【芝居】「ヒトラーを画家にする話」タカハ劇団
2023.10.1 15:30 [CoRich]
ヒトラーについて高校生たちが名前ぐらいしかしらない、と聞いた作家の劇団新作、2022年7月の公演延期を経て。休憩10分を含み170分。10月1日まで東京芸術劇場シアターイースト。
美大のアトリエ。卒業制作のテーマを決められない男とともだち。教授はふとしたことでタイムマシーンを発明してしまい、学生3人が送られたのは1908年のベルリンだった。たまたま出会ったアドルフは画家になりたくて一浪した美大に再び挑戦しようとしている。あの悲劇が起こる前に、画家にしようと画策する学生たちだが、再び自分たちの時代に戻れるまでのタイムリミットが迫る。
タイムスリップをベースとするSFだけれど、時代を超えてスマホで通話やネットができたりという幾つもの嘘を重ねつつ、大人になろうとする若者たちの姿をヒトラーの青春時代に重ねて描きます。ヒトラーを描くのにコメディの体裁というのもチャレンジ。高校生たちへの入門編という目論見のために必要な要素、差別に基づく虐殺という歴史の流れ、それを時間を超えて止めるという物語の主軸をわかりやすくつくりあげ、果たして、客席に沢山の高校生とおぼしき若者たち。役者狙いかもしれないけれど。
その枠組みをベースにして、現在の学生たちがその時代に暮らして感じることを描きます。ヒトラーという怪物を作り上げていく時代の背景と雰囲気、人々を描くことで、たった一人が成し遂げたわけではない、時代は良くも悪くも人々が作り上げていくもので、それは客席に居る私たちもその一端を担うことを描く決意を感じるワタシです。

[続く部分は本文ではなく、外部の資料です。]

__device__ __attribute__((noinline, cold)) u32 rcx_drain_more(const u32* ring_lane, u8* payload, u32 drained, u32 lim, bool live)
{
    while (__any(live && drained + 16 <= lim)) {
        if (live && drained + 16 <= lim) {
            const u32* w = ring_lane + ((drained >> 2) % RCX_OUT_RING_WORDS) * RCX_LANES;
            RcxU4Unaligned piece;
            piece.x = w[0];
            piece.y = w[RCX_LANES];
            piece.z = w[2 * RCX_LANES];
            piece.w = w[3 * RCX_LANES];
            *reinterpret_cast<RcxU4Unaligned*>(payload + drained) = piece;
            drained += 16;
        }
    }
    return drained;
}
__device__ __forceinline__ u32 rcx_drain_piece(const u32* ring_lane, u8* payload, u32 drained, u32 lim, bool live, const RcxU4Unaligned& piece)
{
    const bool go = live && drained + 16 <= lim;
    {
        const u64 lanes = __ballot(go);
        u8* at = payload + drained;
// ... 97 lines not shown
#define RCX_MC_WRITER_STAGE(K, RING2, WR, OUT_POS)                                                                     \
    if ((K) >= 2) {                                                                                                    \
        const u32* rs2 = (RING2) + (((K)-2) & 1u) * (RCX_MC_CHUNK * RCX_LANES) + lane;                                 \
        u32 ra_next = rs2[0], rb_next = rs2[RCX_LANES];                                                                \
        (WR).chunk_begins();                                                                                           \
        _Pragma("unroll") for (u32 s = 0; s < RCX_MC_CHUNK; s += 2)                                                    \
        {                                                                                                              \
            const u32 ra = ra_next, rb = rb_next;                                                                      \
            if (s + 2 < RCX_MC_CHUNK) ra_next = rs2[(s + 2) * RCX_LANES], rb_next = rs2[(s + 3) * RCX_LANES];          \
            (WR).emit(ra);                                                                                             \
            (WR).emit(rb);                                                                                             \
        }                                                                                                              \
        (OUT_POS)[lane] = (WR).chunk_ends();                                                                           \
    }

#define RCX_MC_DRAIN_READ(P, PIECE, OUT_POS, WR, DRAINED)                                                              \
    {                                                                                                                  \
        P = (OUT_POS)[lane];                                                                                           \
        const u32* w = (WR).ring_lane + (((DRAINED) >> 2) % RCX_OUT_RING_WORDS) * RCX_LANES;  \
        PIECE.x = w[0];                                                                                                \
        PIECE.y = w[RCX_LANES];                                                                                        \
        PIECE.z = w[2 * RCX_LANES];                                                                                    \
        PIECE.w = w[3 * RCX_LANES];                                                                                    \
    }
#define RCX_MC_DRAIN_STORE(P, PIECE, WR, PAYLOAD, DRAINED, CAP, LIVE)                                                  \
    {                                                                                                                  \
        const u32 limit = (P) > RCX_OUT_MARGIN ? ((P)-RCX_OUT_MARGIN) & ~15u : 0u;                                     \
        DRAINED = rcx_drain_piece((WR).ring_lane, PAYLOAD, DRAINED, limit < (CAP) ? limit : (CAP), LIVE, PIECE);       \
    }

#define RCX_MC_CLOSE_HANDOVER(WAVE, DRAIN_WAVE, OUT, ENC, DRAINED)                                                     \
    if ((WAVE) == 0) OUT.final_low[lane] = (ENC).low;                                                                  \
    if ((WAVE) == (DRAIN_WAVE)) {                                                                                      \
        OUT.drained[lane] = DRAINED;                                                                                   \
        __builtin_amdgcn_s_waitcnt(0x0F70);                                                              \
    }                                                                                                                  \
    rcx_lds_barrier()
#define RCX_MC_CLOSE_FLUSH(OUT, WR, ENC, PAYLOAD, CAP)                                                                 \
    {                                                                                                                  \
        u32 at_ = OUT.drained[lane];                                                                                   \
        const u32 flushed = (WR).finish(ENC);                                                                          \
        const u32 end = flushed < (CAP) ? flushed : (CAP);                                                             \
        for (; at_ < end; at_ += 4)                                                                                    \
            *reinterpret_cast<u32*>((PAYLOAD) + at_) = (WR).ring_lane[((at_ >> 2) % RCX_OUT_RING_WORDS) * RCX_LANES];  \
        (ENC).low = OUT.final_low[lane];                                                                               \
    }
#define RCX_MC_CLOSE_REPORT(BYTES, ENC, WR, GEOM, BLK, SLOT, SIZES, STATUS, REDO)                                      \
    (SIZES)[BLK] = (ENC).overflow ? (u32)(SLOT) : (BYTES);                                                             \
    if ((ENC).overflow) rcx_flag(STATUS, RCX_ST_CAPACITY, rcx_id(GEOM, BLK));                                          \
    (REDO)[BLK] = ((WR).redo != 0 && !(ENC).overflow) ? 1u : 0u

template <bool FULL>
__device__ __forceinline__ void rcx_mc5_pipeline(u32 wave, u32 lane, u32 len, u32 nchunks, const u8* in,
                                                 const DivEntry* __restrict__ divtab, const Tree& tree, DivEntry* stage,
                                                 u32* ring, u32* ring2, u32* ring3, EncLane& enc, DivEntry& ahead, StagedWriter& wr,
                                                 u32* out_pos, u32& drained, u8* payload, u32 cap, bool live)
{
#if defined(RCX_STAMP)
    unsigned long long stamp_wait_ = 0;
    const unsigned long long stamp_begin_ = __builtin_amdgcn_s_memtime();
#endif
    if (wave == 4) __builtin_amdgcn_s_setprio(1);
    U4 piece_ahead;
    piece_ahead.x = piece_ahead.y = piece_ahead.z = piece_ahead.w = 0;
    if (FULL && wave >= 2 && wave != RCX_DRAIN_WAVE && nchunks > 0) piece_ahead = *reinterpret_cast<const U4*>(in);
    u32 l3a = 64, l3b = 128, l3c = 192;
    for (u32 k = 0; k <= nchunks + 1; ++k) {
        if (wave == 0) {
            if (k >= 1 && k <= nchunks) {
                const u32 i0 = (k - 1) * RCX_MC_CHUNK;
                if ((i0 % RCX_STAGE) == 0) {
                    DivQ q;
                    q.mul = ahead.mul;
                    q.st = ahead.shift;
                    q.add = ahead.add;
                    reinterpret_cast<DivQ*>(stage)[lane] = q;
                    ahead = divtab[i0 + RCX_STAGE + lane];
                }
                const u32* rs = ring + ((k - 1) & 1u) * (4 * RCX_MC_CHUNK * RCX_LANES) + RCX_RING_LANE * lane;
                const u32* rs3 = ring3 + ((k - 1) & 1u) * (RCX_MC_CHUNK * RCX_LANES) + lane;
                u32* ws2 = ring2 + ((k - 1) & 1u) * (RCX_MC_CHUNK * RCX_LANES) + lane;
                u32 st_lds = (u32)reinterpret_cast<uintptr_t>(stage + (i0 % RCX_STAGE));
                asm volatile("" : "+v"(st_lds));
                const RcxLdsDivQ* st = reinterpret_cast<const RcxLdsDivQ*>(st_lds);
                U4 eq[RCX_MC_CHUNK];
                u32 c3q[RCX_MC_CHUNK];
                RcxDivQv kq[RCX_MC_CHUNK];
                u32 rec_even = 0;
#define RCX_A_ISSUE(T)                                                                                              \
    {                                                                                                               \
        eq[T].x = rs[RCX_RING_AT((T), 0)], eq[T].y = rs[RCX_RING_AT((T), 1)], eq[T].z = rs[RCX_RING_AT((T), 2)];    \
        eq[T].w = rs[RCX_RING_AT((T), 3)];                                                                          \
        if (((T)&1u) == 0) c3q[T] = rs3[(T)*RCX_LANES], c3q[(T) + 1] = rs3[((T) + 1) * RCX_LANES];                   \
        kq[T] = st[T];                                                                                              \
    }
#pragma unroll
                for (u32 t = 0; t < RCX_ARITH_AHEAD; ++t) RCX_A_ISSUE(t);
#pragma unroll
                for (u32 s = 0; s < RCX_MC_CHUNK; ++s) {
                    if (s + RCX_ARITH_AHEAD < RCX_MC_CHUNK) RCX_A_ISSUE(s + RCX_ARITH_AHEAD);
                    const U4 e = eq[s];
                    const RcxDivQv kk = kq[s];
                    u32 rec = 0;
                    if (FULL || i0 + s < len) rec = enc.arith_q(e.x + e.y + e.z + c3q[s], e.w, kk.x, kk.y, ((u64)kk.w << 32) | kk.z);
                    if ((s & 1u) == 0) rec_even = rec;
                    else {
                        ws2[(s - 1) * RCX_LANES] = rec_even;
                        ws2[s * RCX_LANES] = rec;
                    }
                }
#undef RCX_A_ISSUE
            }
        } else if (wave == 1) {
            RCX_MC_WRITER_STAGE(k, ring2, wr, out_pos)
        } else if (wave == RCX_DRAIN_WAVE) {
            u32 drain_p;
            RcxU4Unaligned drain_piece;
            RCX_MC_DRAIN_READ(drain_p, drain_piece, out_pos, wr, drained)
            RCX_MC_DRAIN_STORE(drain_p, drain_piece, wr, payload, drained, cap, live)
        } else if (k < nchunks) {
            const u32 i0 = k * RCX_MC_CHUNK;
            u32* ws = ring + (k & 1u) * (4 * RCX_MC_CHUNK * RCX_LANES) + RCX_RING_LANE * lane;
            U4 piece;
            if (FULL) {
                piece = piece_ahead;
                if (k + 1 < nchunks) piece_ahead = *reinterpret_cast<const U4*>(in + i0 + RCX_MC_CHUNK);
            } else if (i0 + RCX_MC_CHUNK <= len && (reinterpret_cast<uintptr_t>(in) & 15u) == 0) {
                piece = *reinterpret_cast<const U4*>(in + i0);
            } else {
                u32 w[4] = {0, 0, 0, 0};
                for (u32 s = 0; s < RCX_MC_CHUNK; ++s)
                    if (i0 + s < len) w[s >> 2] |= (u32)in[i0 + s] << (8 * (s & 3));
                piece.x = w[0];
                piece.y = w[1];
                piece.z = w[2];
                piece.w = w[3];
            }
            U4 ga[RCX_MC_CHUNK], gb[RCX_MC_CHUNK];
            u32 held = 0, held_f = 0;
            if (wave == 2) {
#define RCX_M2_ISSUE(T)                                                       \
    {                                                                         \
        const u32 c_ = rcx_byte_of(piece, (T));                               \
        gb[T] = tree.group(RCX_G_L2 + (c_ >> 6));                             \
        if (FULL || i0 + (T) < len) tree.bump(RCX_G_L2 + (c_ >> 6), (c_ >> 4) & 3); \
    }
#pragma unroll
                for (u32 t = 0; t < RCX_MODEL_AHEAD; ++t) RCX_M2_ISSUE(t);
#pragma unroll
                for (u32 s = 0; s < RCX_MC_CHUNK; ++s) {
                    if (s + RCX_MODEL_AHEAD < RCX_MC_CHUNK) RCX_M2_ISSUE(s + RCX_MODEL_AHEAD);
                    const u32 cc = rcx_byte_of(piece, s);
                    const u32 sum32 = rcx_pre4(gb[s], (cc >> 4) & 3);
                    if (FULL) {
                        if ((s & 1u) == 0) held = sum32;
                        else ws[RCX_RING_AT(s - 1, 0)] = held, ws[RCX_RING_AT(s, 0)] = sum32;
                    } else if (i0 + s < len) ws[RCX_RING_AT(s, 0)] = sum32;
                }
#undef RCX_M2_ISSUE
            } else if (wave == 4) {
#define RCX_M1_ISSUE(T)                                                       \
    {                                                                         \
        const u32 c_ = rcx_byte_of(piece, (T));                               \
        ga[T] = tree.group(RCX_G_L1 + (c_ >> 4));                             \
        if (FULL || i0 + (T) < len) tree.bump(RCX_G_L1 + (c_ >> 4), (c_ >> 2) & 3); \
    }
// ... 10 lines not shown
                    } else if (i0 + s < len) ws[RCX_RING_AT(s, 1)] = sum1;
                }
#undef RCX_M1_ISSUE
            } else if (wave == RCX_L3_WAVE) {
                u32* ws3 = ring3 + (k & 1u) * (RCX_MC_CHUNK * RCX_LANES) + lane;
#pragma unroll
                for (u32 s = 0; s < RCX_MC_CHUNK; ++s) {
                    const u32 cc = rcx_byte_of(piece, s);
                    u32 cum3;
                    u64 m1_, m2_, m3_, cz_;
                    asm volatile("v_cmp_gt_u32_e64 %[m3], %[k192], %[c]\n\t"
                                 "v_cmp_gt_u32_e64 %[m2], %[k128], %[c]\n\t"
                                 "v_cmp_gt_u32_e64 %[m1], 64, %[c]\n\t"
                                 "v_cndmask_b32_e64 %[x], %[pc], %[pb], %[m3]\n\t"
                                 "v_cndmask_b32_e64 %[x], %[x], %[pa], %[m2]\n\t"
                                 "v_cndmask_b32_e64 %[x], %[x], 0, %[m1]\n\t"
                                 "v_addc_co_u32_e64 %[pc], %[cz], %[pc], 0, %[m3]\n\t"
                                 "v_addc_co_u32_e64 %[pb], %[cz], %[pb], 0, %[m2]\n\t"
                                 "v_addc_co_u32_e64 %[pa], %[cz], %[pa], 0, %[m1]"
                                 : [x] "=&v"(cum3), [pa] "+v"(l3a), [pb] "+v"(l3b), [pc] "+v"(l3c), [m1] "=&s"(m1_), [m2] "=&s"(m2_),
                                   [m3] "=&s"(m3_), [cz] "=&s"(cz_)
                                 : [c] "v"(cc), [k192] "s"(192u), [k128] "s"(128u));
                    if ((s & 1u) == 0) held = cum3;
                    else ws3[(s - 1) * RCX_LANES] = held, ws3[s * RCX_LANES] = cum3;
                }
            } else {
#define RCX_M0_ISSUE(T)                                                       \
    {                                                                         \
        const u32 c_ = rcx_byte_of(piece, (T));                               \
        ga[T] = tree.group(RCX_G_L0 + (c_ >> 2));                             \
        if (FULL || i0 + (T) < len) tree.bump(RCX_G_L0 + (c_ >> 2), c_ & 3);  \
    }
#pragma unroll
                for (u32 t = 0; t < RCX_MODEL_AHEAD; ++t) RCX_M0_ISSUE(t);
#pragma unroll
                for (u32 s = 0; s < RCX_MC_CHUNK; ++s) {
                    if (s + RCX_MODEL_AHEAD < RCX_MC_CHUNK) RCX_M0_ISSUE(s + RCX_MODEL_AHEAD);
                    const u32 cc = rcx_byte_of(piece, s);
                    const u32 sum0 = rcx_pre4(ga[s], cc & 3), f0 = rcx_sel4(ga[s], cc & 3);
                    if (FULL) {
                        if ((s & 1u) == 0) held = sum0, held_f = f0;
                        else {
                            ws[RCX_RING_AT(s - 1, 2)] = held, ws[RCX_RING_AT(s, 2)] = sum0;
                            ws[RCX_RING_AT(s - 1, 3)] = held_f, ws[RCX_RING_AT(s, 3)] = f0;
                        }
                    } else if (i0 + s < len) {
                        ws[RCX_RING_AT(s, 2)] = sum0;
                        ws[RCX_RING_AT(s, 3)] = f0;
                    }
                }
#undef RCX_M0_ISSUE
            }
        }
#if defined(RCX_STAMP)
        const unsigned long long t0_ = __builtin_amdgcn_s_memtime();
        rcx_lds_barrier();
        stamp_wait_ += __builtin_amdgcn_s_memtime() - t0_;
#else
        rcx_lds_barrier();
#endif
    }
#if defined(RCX_STAMP)
    if (blockIdx.x == 7 && lane == 0) {
        rcx_stamp_out[wave * 2] = __builtin_amdgcn_s_memtime() - stamp_begin_;
        rcx_stamp_out[wave * 2 + 1] = stamp_wait_;
    }
#endif
}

それは、現在の私たちと地続きなのだ、ということを明示的には描かないけれど、ちゃんと伝わるといいなと思ったり。
歴史の問題とは別に、どの時代でも成長する子供と親の間のギャップ、あるいは才能の在り方と生かし方をどうするか。大人の入口に立った 親の考える子供の未来と子供が望む自分の未来のギャップ、才能のありかたと活かし方の問題などこの年代だからこその苦悩を重ね合わせたり、タイトルはイマドキのライトノベル風だったり、当日パンフでは、SNSの投稿に際しての配慮すべき点(鉤十字などのモチーフを使わないようになど)を無用な混乱に若者達を巻き込まないための配慮が行き渡り、考え抜かれたパッケージもすばらしい。
三人の若者を演じた名村辰、芳村宗治郎、渡邉蒼は生き方がそれぞれ変わっていくことが見え始めたこの年代故のナイーブさをきちんと。ヒトラーを演じた犬飼直紀と友人を演じた川野快晴、ポーランド系ユダヤ人を演じた山﨑光の三人の若者たちの決定的な生き方の差とのコントラスト。美大教授を演じた有馬自由はある種の大人の汚さを一身に背負うヒールをきちんと。母親を演じた柿丸美智恵の何にも動じない安心感。タイムマシンを発明してしまった教授を演じた異儀田夏葉、BTFのドク的なパンクさがコミカルなリズムを作ります。しかし、ラストシーン、修理したタイムマシーンを抱えて嬉々として彼女は何処へ行ったんだろうとおもったり。